§ Listed records:

►

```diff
-__device__ void svd3_finish(const double A[3][3], const double V[3][3], double R[9]) {
-  double sig[3];
-  int ord[3] = {0, 1, 2};
-  for (int j = 0; j < 3; ++j) sig[j] = sqrt(A[0][j] * A[0][j] + A[1][j] * A[1][j] + A[2][j] * A[2][j]);
-  for (int i = 0; i < 2; ++i)
-    for (int j = 0; j < 2 - i; ++j)
-      if (sig[ord[j]] < sig[ord[j + 1]]) { const int tmp = ord[j]; ord[j] = ord[j + 1]; ord[j + 1] = tmp; }
-  double U[3][3], W[3][3];
-  for (int j = 0; j < 3; ++j) {
-    const int c = ord[j];
-    const double inv = sig[c] > 0 ? 1.0 / sig[c] : 0.0;
-    for (int i = 0; i < 3; ++i) { U[i][j] = A[i][c] * inv; W[i][j] = V[i][c]; }
-  }
-  const double s0 = sig[ord[0]];
-  if (!(s0 > 1e-300)) {
-    for (int i = 0; i < 3; ++i) for (int j = 0; j < 3; ++j) U[i][j] = W[i][j];
-  } else {
-    if (sig[ord[1]] <= 1e-12 * s0) {
-      int e = 0;
-      for (int i = 1; i < 3; ++i) if (fabs(U[i][0]) < fabs(U[e][0])) e = i;
-      double v[3] = {0, 0, 0}, n2 = 0;
-      v[e] = 1.0;
-      const double d = U[e][0];
-      for (int i = 0; i < 3; ++i) { v[i] -= d * U[i][0]; n2 += v[i] * v[i]; }
-      const double inv = 1.0 / sqrt(n2);
-      for (int i = 0; i < 3; ++i) U[i][1] = v[i] * inv;
-    }
-    if (sig[ord[2]] <= 1e-12 * s0) {
-      U[0][2] = U[1][0] * U[2][1] - U[2][0] * U[1][1];
-      U[1][2] = U[2][0] * U[0][1] - U[0][0] * U[2][1];
-      U[2][2] = U[0][0] * U[1][1] - U[1][0] * U[0][1];
-    }
-  }
-  auto build = [&]() {
-    for (int i = 0; i < 3; ++i)
-      for (int j = 0; j < 3; ++j) R[3 * i + j] = W[i][0] * U[j][0] + W[i][1] * U[j][1] + W[i][2] * U[j][2];
-  };
-  build();
-  const double det = R[0] * (R[4] * R[8] - R[5] * R[7]) - R[1] * (R[3] * R[8] - R[5] * R[6]) +
-                     R[2] * (R[3] * R[7] - R[4] * R[6]);
-  if (det < 0) {
-    for (int i = 0; i < 3; ++i) W[i][2] = -W[i][2];
-    build();
-  }
-}
-
 __global__ __launch_bounds__(256) void rigid_svd_kernel(vcr_rigid_svd_args p) {
   __shared__ double red[4 * 9];
-  const int b = blockIdx.x, t = threadIdx.x;
-  const float* S = p.src + (size_t)b * p.K * p.lds;
-  const float* C = p.corr + (size_t)b * p.K * p.ldc;
-  double mean[6] = {0, 0, 0, 0, 0, 0};
-  for (int i = t; i < p.K; i += 256)
-    for (int c = 0; c < 3; ++c) { mean[c] += S[(size_t)i * p.lds + c]; mean[3 + c] += C[(size_t)i * p.ldc + c]; }
-  block_sums<6>(mean, red);
-  float smf[3], cmf[3];
-  for (int c = 0; c < 3; ++c) { smf[c] = (float)(mean[c] / p.K); cmf[c] = (float)(mean[3 + c] / p.K); }
-  double H[9] = {0, 0, 0, 0, 0, 0, 0, 0, 0};
-  for (int i = t; i < p.K; i += 256) {
-    float sc[3], cc[3];
-    for (int c = 0; c < 3; ++c) { sc[c] = S[(size_t)i * p.lds + c] - smf[c]; cc[c] = C[(size_t)i * p.ldc + c] - cmf[c]; }
-    for (int r = 0; r < 3; ++r)
-      for (int c = 0; c < 3; ++c) H[3 * r + c] += (double)sc[r] * (double)cc[c];
-  }
-  block_sums<9>(H, red);
-  if (t >= 64) return;
-  const int li = t & 3;
-  double a[3], v[3];
-#pragma unroll
-  for (int j = 0; j < 3; ++j) {
-    a[j] = li == 0 ? H[j] : li == 1 ? H[3 + j] : li == 2 ? H[6 + j] : 0.0;
-    v[j] = li == j ? 1.0 : 0.0;
-  }
-  jacobi_sweeps_quad(a, v);
-  double A[3][3], V[3][3];
-#pragma unroll
-  for (int j = 0; j < 3; ++j) {
-    A[0][j] = quad_get(a[j], 0); A[1][j] = quad_get(a[j], 1); A[2][j] = quad_get(a[j], 2);
-    V[0][j] = quad_get(v[j], 0); V[1][j] = quad_get(v[j], 1); V[2][j] = quad_get(v[j], 2);
-  }
-  if (t == 0) {
-    double R[9];
-    svd3_finish(A, V, R);
-    bool finite = true;
-    for (int e = 0; e < 9; ++e) finite = finite && __builtin_isfinite(H[e]);
-    for (int c = 0; c < 6; ++c) finite = finite && __builtin_isfinite(mean[c]);
-    if (!finite)
-      for (int e = 0; e < 9; ++e) R[e] = __builtin_nan("");
-    float* Ro = p.R + (size_t)b * 9;
-    float* to = p.t + (size_t)b * 3;
-    float Rf[9], tf[3];
-    for (int e = 0; e < 9; ++e) { Rf[e] = (float)R[e]; Ro[e] = Rf[e]; }
-    for (int r = 0; r < 3; ++r) {
-      tf[r] = (float)(-(R[3 * r] * smf[0] + R[3 * r + 1] * smf[1] + R[3 * r + 2] * smf[2]) + cmf[r]);
-      to[r] = tf[r];
-    }
-    if (p.R_ba) for (int r = 0; r < 3; ++r) for (int c = 0; c < 3; ++c) p.R_ba[(size_t)b * 9 + 3 * r + c] = Rf[3 * c + r];
-    if (p.t_ba) for (int r = 0; r < 3; ++r)
-      p.t_ba[(size_t)b * 3 + r] = -(Rf[r] * tf[0] + Rf[3 + r] * tf[1] + Rf[6 + r] * tf[2]);
-    if (p.H) for (int e = 0; e < 9; ++e) p.H[(size_t)b * 9 + e] = (float)H[e];
-  }
+  rigid_solve_block(p, blockIdx.x, red);
 }
 
 }
```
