+        for (int u = 0; u < NU; ++u) red[ts + TS * u][cl] = 0.f;
+    }
     __syncthreads();
-    if (sl == 0 && valid) {
+    if (ts == 0 && valid) {
         float t = red[0][cl];
 #pragma unroll
         for (int i = 1; i < 32; ++i) t += red[i][cl];
@@ -171,10 +203,11 @@
     }
 }
 
-__global__ __launch_bounds__(1024) void reduce_rows_kernel(const float* __restrict__ part, int G, int stride, int count,
-                                                             float* __restrict__ out, int accumulate) {
+constexpr int RR_TS = 8, RR_THREADS = 32 * RR_TS;
+__global__ __launch_bounds__(RR_THREADS) void reduce_rows_kernel(const float* __restrict__ part, int G, int stride, int count,
+                                                                   float* __restrict__ out, int accumulate) {
     const int j = blockIdx.x * 32 + (threadIdx.x & 31);
-    reduce_cols_32x32(part, G, stride, j, j < count, out, accumulate);
+    reduce_cols_32x32<RR_TS>(part, G, stride, j, j < count, out, accumulate);
 }
 
 __global__ __launch_bounds__(1024) void reduce_vec_kernel(const float* __restrict__ v, int G, float* __restrict__ out, int accumulate) {
@@ -195,12 +228,12 @@
 }
 
 struct ReduceSegs { float* out[4]; };
-__global__ __launch_bounds__(1024) void reduce_rows_seg_kernel(const float* __restrict__ part, int G, int stride, int width,
-                                                                 ReduceSegs segs, int accumulate) {
+__global__ __launch_bounds__(RR_THREADS) void reduce_rows_seg_kernel(const float* __restrict__ part, int G, int stride, int width,
+                                                                       ReduceSegs segs, int accumulate) {
     float* out = segs.out[blockIdx.y];
     if (!out) return;
     const int j = blockIdx.x * 32 + (threadIdx.x & 31);
-    reduce_cols_32x32(part + (long)blockIdx.y * width, G, stride, j, j < width, out, accumulate);
+    reduce_cols_32x32<RR_TS>(part + (long)blockIdx.y * width, G, stride, j, j < width, out, accumulate);
 }
 
 __global__ __launch_bounds__(1024) void reduce_rows_batch_kernel(ReduceBatch b, int accumulate) {
@@ -208,7 +241,7 @@
     float* out = it.out[blockIdx.y];
     if (!out) return;
     const int j = blockIdx.x * 32 + (threadIdx.x & 31);
-    reduce_cols_32x32(it.part + (long)blockIdx.y * b.D, it.G, 3 * b.D, j, j < b.D, out, accumulate);
+    reduce_cols_32x32<32>(it.part + (long)blockIdx.y * b.D, it.G, 3 * b.D, j, j < b.D, out, accumulate);
 }
 
 template <typename T> struct Vec4;
@@ -1264,7 +1297,7 @@
     if (count == 1 && stride == 1)
         reduce_vec_kernel<<<1, 1024, 0, st>>>(part, G, out, accumulate);
     else
-        reduce_rows_kernel<<<cdiv(count, 32), 1024, 0, st>>>(part, G, stride, count, out, accumulate);
+        reduce_rows_kernel<<<cdiv(count, 32), RR_THREADS, 0, st>>>(part, G, stride, count, out, accumulate);
     M3L_LAUNCH_CHECK();
     return 0;
 }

◄

§ Task to carry out: Within the listing above, copy each line that has the string "return".

§ Answer space:
-  if (t >= 64) return;
     if (!out) return;
     if (!out) return;
     return 0;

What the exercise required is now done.